From: Brenda Sue Cook (brenda@math.missouri.edu)
Date: Thu Sep 20 2007 - 14:02:08 CDT
Modern Analysis Seminar
Matt Cecil (University of Connecticut)
The Taylor Map on Complex Path Groups
Abstract:
A well-known fact from elementary complex analysis is that a holomorphic
function on $\mathbb{C}$ is determined by its derivatives at the origin
via its everywhere convergent Taylor expansion. Given a Gaussian
measure
$\mu_t$, one can view this Taylor expansion as giving a Hilbert space
isomorphism from $\mathcal{H}L^2(\mu_t)$ to a space of ``derivatives at
the origin" endowed with an appropriate norm. This ``Taylor map" is one
part of the larger Fock space isomorphism which has a natural
interpretation in the context of quantum fields.
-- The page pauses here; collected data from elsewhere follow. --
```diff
@@ -279,7 +305,7 @@
 	for(int t = 0; t < SPT; ++t) {
 		const double* q = Q + 4 + ((bop >> (3 * t)) & 7u) * 4;
 		double x = fmax(fma(q[3], z[t][3], fma(q[2], z[t][2], fma(q[1], z[t][1], q[0] * z[t][0]))), 0.0);
-		if(tid + THREADS * t >= n) x = 1.0;
+		if(!inr(t)) x = 1.0;
 		mant *= __builtin_amdgcn_frexp_mant(x);
 		esum += x == 0.0 ? 0 : __builtin_amdgcn_frexp_exp(x);
 	}
@@ -294,6 +320,10 @@
 		for(int w = 1; w < NW; ++w) { m *= redd[w]; e += redi[NW + w]; }
 		HuEstOut o; o.ratio = ratio; o.wnr = wnr; o.loglik = log(m) + (double) e * HU_LN2;
 		out[(size_t) read * HU_MAX_SEEDS + s] = o;
+	}
+	if(DBG) {
+		stamp(2);
+		if(tid == 0) { tk[3] = tl - t0; for(int i = 0; i < 4; ++i) dbg[(size_t) blockIdx.x * 4 + i] = tk[i]; }
 	}
 }
 
@@ -472,20 +502,26 @@
 	double u[SPT][3], v[SPT][3]; unsigned long long bop = 0, bop2 = 0;
 	{
 		double aU[SPT][4], aV[SPT][4];
-#pragma unroll
-		for(int t = 0; t < SPT; ++t) {
-			int jj;
+		int js[SPT];
+#pragma unroll
+		for(int t = 0; t < SPT; ++t) {
 			if(GS > 0) {
 				const int i = t < GS ? tid + THREADS * t : tid + THREADS * (t - GS);
 				const bool val = i < (t < GS ? nGap : nBase);
-				jj = val ? (int) perm[(size_t) read * (SPT * THREADS) + (t < GS ? 0 : GS * THREADS) + i] : 0;
-			}
-			else { const int j = tid + THREADS * t; jj = j < n ? j : 0; }
+				const int e = (int) perm[(size_t) read * (SPT * THREADS) + (t < GS ? 0 : GS * THREADS) + (val ? i : 0)];
+				js[t] = val ? e : 0;
+			}
+			else { const int j = tid + THREADS * t; js[t] = j < n ? j : 0; }
+		}
+#pragma unroll
+		for(int t = 0; t < SPT; ++t) {
+			const int jj = js[t];
 			load4(Ub + (size_t) jj * 4, aU[t]); load4(Vb + (size_t) jj * 4, aV[t]);
 			const int b = cdr[jj];
 			if(t < 21) bop |= (unsigned long long)(b >= 0 ? b : 4) << (3 * t);
 			else bop2 |= (unsigned long long)(b >= 0 ? b : 4) << (3 * (t - 21));
 		}
+		__builtin_amdgcn_sched_barrier(0);
 #pragma unroll
 		for(int t = 0; t < SPT; ++t) {
 			const double iu = 1.0 / aU[t][0], iv = 1.0 / aV[t][0];
```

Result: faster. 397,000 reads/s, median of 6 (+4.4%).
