# LittleDang/2DLIW-SLAM

Measured on AMD Instinct MI355X. Metric: sliding-window solves/sec (30 KF, 2k scan pts), higher is better.
Workload: dtype f64; 1 GPU; C2 synthetic: 49152 windows/GPU x (n=30 frames, L=2000 laser_factor blocks, 29 IMU + 29 wheel, 1800 ground); step = init-topology LM solve (cap 50 iters) + marginalization per window; windows_per_gpu=49152, frames=30, laser_blocks=2000, parallelism=windows replicated over 1 GPU(s), no data-path collective, distinct_windows_per_gpu=64

## Files before the change

### 2dliw-slam_amd/build.py

```python
import os
import subprocess
import sys

HERE = os.path.dirname(os.path.abspath(__file__))
CSRC = os.path.join(HERE, "csrc")
LIB = os.path.join(HERE, "libliw_window.so")
SOURCES = ["k_linearize.hip", "k_laser_slab.hip", "k_lm.hip", "k_lm_quad.hip", "k_preint.hip", "k_posegraph.hip", "k_laser_frontend.hip", "k_loop.hip", "k_map.hip", "liw_capi.hip", "liw_preint.cpp", "liw_laser.cpp", "liw_io.cpp", "liw_lie.cpp", "liw_loop.cpp", "liw_map.cpp"]
HEADERS = ["liw_dual.hpp", "liw_kernels.hpp", "k_lm_common.hpp", "k_lin_laser_body.inc", "k_loop.hpp", "k_map.hpp", os.path.join("..", "..", "include", "liw_window.h"), os.path.join("..", "..", "include", "liw_laser.h"), os.path.join("..", "..", "include", "liw_laser_batch.h"), os.path.join("..", "..", "include", "liw_io.h"), os.path.join("..", "..", "include", "liw_posegraph.h"), os.path.join("..", "..", "include", "liw_loop.h"), os.path.join("..", "..", "include", "liw_map.h")]
FLAGS = ["--offload-arch=gfx950", "-O3", "-std=c++17", "-fPIC", "-Wno-unused-result"]
if os.environ.get("LIW_QUAD_OCC"):
    FLAGS.append("-DLIW_QUAD_OCC=" + os.environ["LIW_QUAD_OCC"])
if os.environ.get("LIW_SMALL_OCC"):
    FLAGS.append("-DLIW_SMALL_OCC=" + os.environ["LIW_SMALL_OCC"])
if os.environ.get("LIW_QUAD_BSD"):
    FLAGS.append("-DLIW_QUAD_BSD=" + os.environ["LIW_QUAD_BSD"])
if os.environ.get("LIW_SLAB_ROWS"):
    FLAGS.append("-DLIW_SLAB_ROWS=" + os.environ["LIW_SLAB_ROWS"])
if os.environ.get("LIW_MARG_OCC"):
    FLAGS.append("-DLIW_MARG_OCC=" + os.environ["LIW_MARG_OCC"])
if os.environ.get("LIW_EXTRA_FLAGS"):
    FLAGS += os.environ["LIW_EXTRA_FLAGS"].split()
if os.environ.get("LIW_QUAD_TILE_ALIAS"):
    FLAGS.append("-DLIW_QUAD_TILE_ALIAS")
if os.environ.get("LIW_CLK"):
    FLAGS.append("-DLIW_CLK")
    if os.environ.get("LIW_CLK_IT"):
        FLAGS.append("-DLIW_CLK_IT=" + os.environ["LIW_CLK_IT"])


def _hipcc():
    for c in ("/opt/rocm/bin/hipcc", "hipcc"):
        if os.path.exists(c) or c == "hipcc":
            return c
    return "hipcc"


STAMP = LIB + ".srchash"


def source_hash():
    import hashlib
    h = hashlib.sha256(" ".join(FLAGS).encode())
    for d in [os.path.join(CSRC, s) for s in SOURCES + HEADERS] + [os.path.abspath(__file__)]:
        h.update(os.path.basename(d).encode())
        if not os.path.exists(d):
            h.update(b"<missing>")
            continue
        with open(d, "rb") as f:
            h.update(f.read())
    return h.hexdigest()


def needs_build():
    if not os.path.exists(LIB):
        return True
    if not os.path.exists(STAMP):
        import shutil
        have = os.path.exists("/opt/rocm/bin/hipcc") or shutil.which("hipcc")
        if not have:
            print("2dliw-slam_amd.build: %s has no source stamp and hipcc is not available: using the library as shipped" % LIB, file=sys.stderr)
        return bool(have)
    with open(STAMP) as f:
        return f.read().strip() != source_hash()


def build(force=False, verbose=False):
    if not force and not needs_build():
        return LIB
    objs = []
    procs = []
    odir = os.path.join(HERE, "build")
    os.makedirs(odir, exist_ok=True)
    for s in SOURCES:
        o = os.path.join(odir, s.rsplit(".", 1)[0] + ".o")
        cmd = [_hipcc()] + FLAGS + (["-x", "hip"] if s.endswith(".cpp") else []) + ["-c", os.path.join(CSRC, s), "-o", o]
        if verbose:
            print(" ".join(cmd), file=sys.stderr)
        procs.append((subprocess.Popen(cmd, stdout=subprocess.PIPE, stderr=subprocess.STDOUT), cmd))
        objs.append(o)
    for p, cmd in procs:
        out, _ = p.communicate()
        if p.returncode != 0:
            raise RuntimeError("hipcc failed: %s\n%s" % (" ".join(cmd), out.decode(errors="replace")))
    cmd = [_hipcc(), "--offload-arch=gfx950", "-shared", "-fPIC", "-o", LIB] + objs
    r = subprocess.run(cmd, stdout=subprocess.PIPE, stderr=subprocess.STDOUT)
    if r.returncode != 0:
        raise RuntimeError("link failed: %s\n%s" % (" ".join(cmd), r.stdout.decode(errors="replace")))
    with open(STAMP, "w") as f:
        f.write(source_hash() + "\n")
    return LIB


if __name__ == "__main__":
    print(build(force="--force" in sys.argv, verbose=True))
```

### 2dliw-slam_amd/csrc/k_linearize.hip

```cpp
#include <type_traits>
#include <cstring>
#include "liw_kernels.hpp"

#ifndef LIW_IMU_PROBE_NOSTORE
#define LIW_IMU_PROBE_NOSTORE 0
#endif
#ifndef LIW_IMU_PROBE_PHASE
#define LIW_IMU_PROBE_PHASE 0
#endif
namespace liw {

__device__ __forceinline__ void frame_tf_record(const DevParams& P, const double* pose6, int dir, double* o) {
    V3<LJ> p = cast_v3<LJ>(pose6);
    V3<LJ> th(LJ(pose6[3], dir == 0 ? 1.0 : 0.0), LJ(pose6[4], dir == 1 ? 1.0 : 0.0), LJ(pose6[5], dir == 2 ? 1.0 : 0.0));
    Iso<LJ> Twl = mul(make_tf(p, th), cast_iso<LJ>(P.Ril, P.til));
    const LJ tt[2] = {Twl.t.x, Twl.t.y};
    if (dir == 3) {
        for (int r = 0; r < 2; ++r) { for (int c = 0; c < 3; ++c) o[r * 3 + c] = Twl.R(r, c).v; o[6 + r] = tt[r].v; }
    } else {
        for (int r = 0; r < 2; ++r) { for (int c = 0; c < 3; ++c) o[8 + 6 * dir + r * 3 + c] = Twl.R(r, c).d; o[26 + 2 * dir + r] = tt[r].d; }
    }
}
template <int V, int BIT>
__device__ __forceinline__ void bfly_step(double* v, int lane) {
    if constexpr (V > 1) {
        const bool up = (lane & BIT) != 0;
#pragma unroll
        for (int j = 0; j < V / 2; ++j) {
            const double send = up ? v[j] : v[j + V / 2];
            const double keep = up ? v[j + V / 2] : v[j];
            v[j] = keep + __shfl_xor(send, BIT, 64);
        }
        if constexpr (BIT > 1) bfly_step<V / 2, BIT / 2>(v, lane);
    } else {
        v[0] += __shfl_xor(v[0], BIT, 64);
        if constexpr (BIT > 1) bfly_step<1, BIT / 2>(v, lane);
    }
}

#ifdef LIW_CLK
__device__ long long g_clk_lin[512];
#define LSTAMP(id) do { asm volatile("s_waitcnt vmcnt(0) lgkmcnt(0)" ::: "memory"); if (blockIdx.x == gridDim.x / 2 && lane == 0 && (id) < 512) g_clk_lin[(id)] = clock64(); } while (0)
#else
#define LSTAMP(id) do { } while (0)
#endif
constexpr int LASER_GMAX = 8;

template <bool BOTH>
__device__ __forceinline__ void laser_wave_local(const LinArgs& A, const DevParams& P, int G, int vblock) {
    constexpr bool kCostCopy = false;
#include "k_lin_laser_body.inc"
}
template <bool BOTH>
__global__ __launch_bounds__(64, 2) void k_lin_laser(LinArgs A, DevParams P, int G) {
    const int vblock = (int)blockIdx.x;
    constexpr bool kCostCopy = true;
#include "k_lin_laser_body.inc"
}

typedef double d4 __attribute__((ext_vector_type(4)));
typedef LJN<3> J3;
constexpr int IMU_PER_WAVE = 16;
constexpr int IMU_STAGE = 244;
#ifndef LIW_IMU_COAL
#define LIW_IMU_COAL 1
#endif
constexpr int IMU_SBUF = LIW_IMU_COAL ? 128 : 0;
constexpr int IR_XS = 10, IR_RB = 90, IR_RT = 96, IR_RTDT = 105, IR_JB = 114, IR_K0 = 132, IR_K1 = 133, IR_KM1 = 134, IMU_REC = 135;
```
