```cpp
template <bool SUM>
__device__ __forceinline__ float wave_reduce_dpp(float v) {
  auto step = [](float x, auto ctrl, auto row_mask) {
    const float o = __int_as_float(__builtin_amdgcn_update_dpp(SUM ? 0 : __float_as_int(x), __float_as_int(x),
                                                               decltype(ctrl)::value, decltype(row_mask)::value,
                                                               0xf, false));
    return SUM ? x + o : fmaxf(x, o);
  };
  using I = std::integral_constant<int, 0>;
  (void)sizeof(I);
  v = step(v, std::integral_constant<int, 0x111>{}, std::integral_constant<int, 0xf>{});
  v = step(v, std::integral_constant<int, 0x112>{}, std::integral_constant<int, 0xf>{});
  v = step(v, std::integral_constant<int, 0x114>{}, std::integral_constant<int, 0xf>{});
  v = step(v, std::integral_constant<int, 0x118>{}, std::integral_constant<int, 0xf>{});
  v = step(v, std::integral_constant<int, 0x142>{}, std::integral_constant<int, 0xa>{});
  v = step(v, std::integral_constant<int, 0x143>{}, std::integral_constant<int, 0xc>{});
  return __int_as_float(__builtin_amdgcn_readlane(__float_as_int(v), 63));
}

#define PP_DPP6_STEP(OP, CTRL)                                                                       \
  OP " %0, %0, %0 " CTRL "\n\t" OP " %1, %1, %1 " CTRL "\n\t" OP " %2, %2, %2 " CTRL "\n\t" OP     \
     " %3, %3, %3 " CTRL "\n\t" OP " %4, %4, %4 " CTRL "\n\t" OP " %5, %5, %5 " CTRL "\n\t"
#define PP_DPP6_ROWS(OP)                                                                             \
  "s_nop 1\n\t" PP_DPP6_STEP(OP, "row_shr:1 row_mask:0xf bank_mask:0xf")                            \
      PP_DPP6_STEP(OP, "row_shr:2 row_mask:0xf bank_mask:0xf")                                       \
          PP_DPP6_STEP(OP, "row_shr:4 row_mask:0xf bank_mask:0xf")                                   \
              PP_DPP6_STEP(OP, "row_shr:8 row_mask:0xf bank_mask:0xf")
#define PP_DPP6_WAVE(OP)                                                                             \
  PP_DPP6_ROWS(OP) PP_DPP6_STEP(OP, "row_bcast:15 row_mask:0xa bank_mask:0xf")                       \
      PP_DPP6_STEP(OP, "row_bcast:31 row_mask:0xc bank_mask:0xf")
template <bool SUM, int STEPS>
__device__ __forceinline__ void wave_reduce6_dpp(float (&v)[6]) {
  static_assert(STEPS == 4 || STEPS == 6, "");
  if constexpr (SUM && STEPS == 6)
    asm volatile(PP_DPP6_WAVE("v_add_f32_dpp") "s_nop 1" : "+v"(v[0]), "+v"(v[1]), "+v"(v[2]), "+v"(v[3]), "+v"(v[4]), "+v"(v[5]));
  else if constexpr (SUM)
    asm volatile(PP_DPP6_ROWS("v_add_f32_dpp") "s_nop 1" : "+v"(v[0]), "+v"(v[1]), "+v"(v[2]), "+v"(v[3]), "+v"(v[4]), "+v"(v[5]));
  else if constexpr (STEPS == 6)
    asm volatile(PP_DPP6_WAVE("v_max_f32_dpp") "s_nop 1" : "+v"(v[0]), "+v"(v[1]), "+v"(v[2]), "+v"(v[3]), "+v"(v[4]), "+v"(v[5]));
  else
    asm volatile(PP_DPP6_ROWS("v_max_f32_dpp") "s_nop 1" : "+v"(v[0]), "+v"(v[1]), "+v"(v[2]), "+v"(v[3]), "+v"(v[4]), "+v"(v[5]));
}

#define PP_DPP1_WAVE(OP)                                                                             \
  "s_nop 1\n\t" OP " %0, %0, %0 row_shr:1 row_mask:0xf bank_mask:0xf\n\t"                          \
  "s_nop 1\n\t" OP " %0, %0, %0 row_shr:2 row_mask:0xf bank_mask:0xf\n\t"                          \
  "s_nop 1\n\t" OP " %0, %0, %0 row_shr:4 row_mask:0xf bank_mask:0xf\n\t"                          \
  "s_nop 1\n\t" OP " %0, %0, %0 row_shr:8 row_mask:0xf bank_mask:0xf\n\t"                          \
  "s_nop 1\n\t" OP " %0, %0, %0 row_bcast:15 row_mask:0xa bank_mask:0xf\n\t"                       \
  "s_nop 1\n\t" OP " %0, %0, %0 row_bcast:31 row_mask:0xc bank_mask:0xf\n\t"                       \
  "s_nop 1"
__device__ __forceinline__ unsigned wave_max_u32_dpp1(unsigned v) {
  asm volatile(PP_DPP1_WAVE("v_max_u32_dpp") : "+v"(v));
  return (unsigned)__builtin_amdgcn_readlane((int)v, 63);
}
__device__ __forceinline__ unsigned wave_min_u32_dpp1(unsigned v) {
  asm volatile(PP_DPP1_WAVE("v_min_u32_dpp") : "+v"(v));
  return (unsigned)__builtin_amdgcn_readlane((int)v, 63);
}
__device__ __forceinline__ unsigned long long wave_min_u64_dpp1(unsigned long long key) {
  const unsigned hi = (unsigned)(key >> 32), lo = (unsigned)key;
  const unsigned mh = wave_min_u32_dpp1(hi);
  const unsigned ml = wave_min_u32_dpp1(hi == mh ? lo : 0xffffffffu);
  return ((unsigned long long)mh << 32) | ml;
}

__device__ __forceinline__ unsigned wave_min_u32_dpp(unsigned v) {
#define PP_MIN_STEP(CTRL, ROWS)                                                                  \
  {                                                                                               \
    const unsigned o = (unsigned)__builtin_amdgcn_update_dpp((int)v, (int)v, CTRL, ROWS, 0xf, false); \
    v = o < v ? o : v;                                                                            \
  }
  PP_MIN_STEP(0x111, 0xf)
  PP_MIN_STEP(0x112, 0xf)
  PP_MIN_STEP(0x114, 0xf)
  PP_MIN_STEP(0x118, 0xf)
  PP_MIN_STEP(0x142, 0xa)
  PP_MIN_STEP(0x143, 0xc)
#undef PP_MIN_STEP
  return (unsigned)__builtin_amdgcn_readlane((int)v, 63);
}
__device__ __forceinline__ unsigned long long wave_min_u64_dpp(unsigned long long key) {
  const unsigned hi = (unsigned)(key >> 32), lo = (unsigned)key;
  const unsigned mh = wave_min_u32_dpp(hi);
  const unsigned ml = wave_min_u32_dpp(hi == mh ? lo : 0xffffffffu);
  return ((unsigned long long)mh << 32) | ml;
}

__device__ __forceinline__ int wave_id_uniform() {
  return __builtin_amdgcn_readfirstlane((int)(threadIdx.x >> 6));
}

__device__ __forceinline__ int xcd_virtual_block(int linear, int per_xcd) {
  return (linear & 7) * per_xcd + (linear >> 3);
}

}
```

Measured before the change: 250100 billion.

## Micro-optimize grid build count and scatter passes with scalar operands and batched atomics

Several small changes to the grid-build kernel. The grid-resolution search becomes a binary search. Cell-coordinate math takes scalar-register operands. The uniform-cell check uses ballots compared to exec. Per-point LDS atomics are batched without the dummy-slot atomic. The running offset is folded in at write-out rather than into every prefix entry, the scatter is split by spill path, and two wave reductions are fused into one interleaved DPP sequence. Together these aim to trim instruction count and LDS traffic in the build phase. The risk is subtle correctness bugs in offset handling, since 'running' now moves into other places.

```diff
diff --git a/pytorch_points_amd/csrc/grid_common.h b/pytorch_points_amd/csrc/grid_common.h
--- a/pytorch_points_amd/csrc/grid_common.h
+++ b/pytorch_points_amd/csrc/grid_common.h
@@ -72,6 +72,21 @@
   asm("v_mad_u32_u24 %0, %1, %2, %3\n\tv_mad_u32_u24 %0, %0, %4, %5"
       : "=&v"(r)
       : "v"(cz), "v"(gy), "v"(cy), "v"(gx), "v"(cx));
+  return r;
+}
+
+__device__ __forceinline__ int cell_coord_s(float p, float mn, float invh, int gm1) {
+  const float f = (p - mn) * invh;
+  const int c = (int)f;
+  int r;
+  asm("v_med3_i32 %0, %1, 0, %2" : "=v"(r) : "v"(c), "s"(gm1));
+  return r;
+}
+__device__ __forceinline__ int cell_linear_s(int cx, int cy, int cz, int gx, int gy) {
+  int r;
+  asm("v_mad_u32_u24 %0, %1, %2, %3\n\tv_mad_u32_u24 %0, %0, %4, %5"
+      : "=&v"(r)
+      : "v"(cz), "s"(gy), "v"(cy), "s"(gx), "v"(cx));
   return r;
 }
 
@@ -1074,7 +1089,15 @@
   const float emax = fmaxf(ex, fmaxf(ey, ez));
   if (any_bad || !(emax > 0.0f) || !__builtin_isfinite(emax) || emax < kGridMinExtent) return 1;
   int g0 = 1;
-  while (g0 < kGridMax && g0 * g0 * g0 < 2 * nr) ++g0;
+  {
+    int ghi = kGridMax;
+#pragma unroll
+    for (int s = 0; s < 5; ++s) {
+      const int mid = (g0 + ghi) >> 1;
+      if (mid * mid * mid >= 2 * nr) ghi = mid; else g0 = mid + 1;
+    }
+  }
+  static_assert(kGridMax == 32, "five halvings");
   float h, invh;
   int gx, gy, gz;
   auto set_resolution = [&](int g) {
@@ -1088,11 +1111,16 @@
     gx = cells(ex); gy = cells(ey); gz = cells(ez);
   };
   set_resolution(g0);
+  constexpr unsigned kForeign = 0xffff0000u;
+  static_assert(kFastMaxPoints < 0xffff && kFastCells <= 0x10000, "rank and slot share a word");
   unsigned key[KP];
   int gxy = 0, lo = 0, ncs = 0;
-  auto count_pass = [&](bool mark) {
+  auto count_pass = [&]() {
     float ox = mnx, oy = mny, oz = mnz;
     asm volatile("" : "+s"(ox), "+s"(oy), "+s"(oz));
+    const int gxm1 = __builtin_amdgcn_readfirstlane(gx - 1), gym1 = __builtin_amdgcn_readfirstlane(gy - 1),
+              gzm1 = __builtin_amdgcn_readfirstlane(gz - 1);
+    const int sgx = __builtin_amdgcn_readfirstlane(gx), sgy = __builtin_amdgcn_readfirstlane(gy);
     unsigned nbelow = 0;
 #pragma unroll
     for (int gq = 0; gq < KP / 4; ++gq) {
@@ -1100,32 +1128,42 @@
 #pragma unroll
       for (int u = 0; u < 4; ++u) {
         const int i = 4 * gq + u;
-        c4[u] = cell_linear(cell_coord(px[i], ox, invh, gx), cell_coord(py[i], oy, invh, gy),
-                            cell_coord(pz[i], oz, invh, gz), gx, gy);
+        c4[u] = cell_linear_s(cell_coord_s(px[i], ox, invh, gxm1), cell_coord_s(py[i], oy, invh, gym1),
+                              cell_coord_s(pz[i], oz, invh, gzm1), sgx, sgy);
       }
       const bool alive = live[gq];
-      const bool same4 = alive & (c4[0] == c4[1]) & (c4[1] == c4[2]) & (c4[2] == c4[3]);
       const int lead = __builtin_amdgcn_readfirstlane(c4[0]);
-      if (__all(same4 && c4[0] == lead)) {
+      const unsigned long long same4 = __builtin_amdgcn_ballot_w64(alive) & __builtin_amdgcn_ballot_w64(c4[0] == c4[1]) &
+                                       __builtin_amdgcn_ballot_w64(c4[1] == c4[2]) & __builtin_amdgcn_ballot_w64(c4[2] == c4[3]) &
+                                       __builtin_amdgcn_ballot_w64(c4[0] == lead);
+      if (same4 == __builtin_amdgcn_read_exec()) {
         const unsigned slot = (unsigned)(lead - lo);
-        if (mark && lane == 0) atomicOr(&s_occ[lead >> 5], 1u << (lead & 31));
+        if (lane == 0) atomicOr(&s_occ[lead >> 5], 1u << (lead & 31));
         if (lead < lo) nbelow += 256u;
         unsigned b0 = 0u;
         const bool mine = slot < (unsigned)ncs;
         if (mine && lane == 0) b0 = atomicAdd(&s_cnt[slot], 256u);
         b0 = (unsigned)__builtin_amdgcn_readfirstlane((int)b0) + 4u * (unsigned)lane;
 #pragma unroll
-        for (int u = 0; u < 4; ++u) key[4 * gq + u] = mine ? (slot | ((b0 + (unsigned)u) << 16)) : ~0u;
+        for (int u = 0; u < 4; ++u) key[4 * gq + u] = mine ? (slot | ((b0 + (unsigned)u) << 16)) : kForeign;
       } else {
+        unsigned r4[4];
 #pragma unroll
         for (int u = 0; u < 4; ++u) {
+          asm volatile("" : "=v"(r4[u]));
           const int c = c4[u];
-          if (mark) atomicOr(&s_occ[c >> 5], 1u << (c & 31));
+          atomicOr(&s_occ[c >> 5], 1u << (c & 31));
           const unsigned slot = (unsigned)(c - lo);
           const bool mine = alive & (slot < (unsigned)ncs);
           nbelow += (unsigned)__builtin_popcountll(__ballot(alive & (c < lo)));
-          const unsigned r = atomicAdd(&s_cnt[mine ? slot : (unsigned)(kFastCells + lane)], 1u);
-          key[4 * gq + u] = mine ? (slot | (r << 16)) : ~0u;
+          if (mine) r4[u] = atomicAdd(&s_cnt[slot], 1u);
+        }
+#pragma unroll
+        for (int u = 0; u < 4; ++u) {
+          asm volatile("" : "+v"(r4[u]));
+          const unsigned slot = (unsigned)(c4[u] - lo);
+          const bool mine = alive & (slot < (unsigned)ncs);
+          key[4 * gq + u] = mine ? (slot | (r4[u] << 16)) : kForeign;
         }
       }
     }
@@ -1183,7 +1221,7 @@
         __syncthreads();
       }
       PP_PHASE(4);
-      count_pass(round < kRounds);
+      count_pass();
       __syncthreads();
       PP_PHASE(5);
       unsigned v8[8];
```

The Taylor map can be formulated in non-commutative settings (replace
$\mathbb{C}$ by a complex Lie group above) and in many infinite
dimensional settings as well. I will review these known results and
highlight the case of the Taylor map acting on holomorphic functions on
$\mathcal{W}(G)$, the path group of a connected complex Lie group, which
are square integrable with respect to an appropriate heat kernel
measure.
The topic offers a nice blend of probability, geometry, and analysis
and I
will attempt to present it as such.
312 Math Sci
2:00-2:50 p.m.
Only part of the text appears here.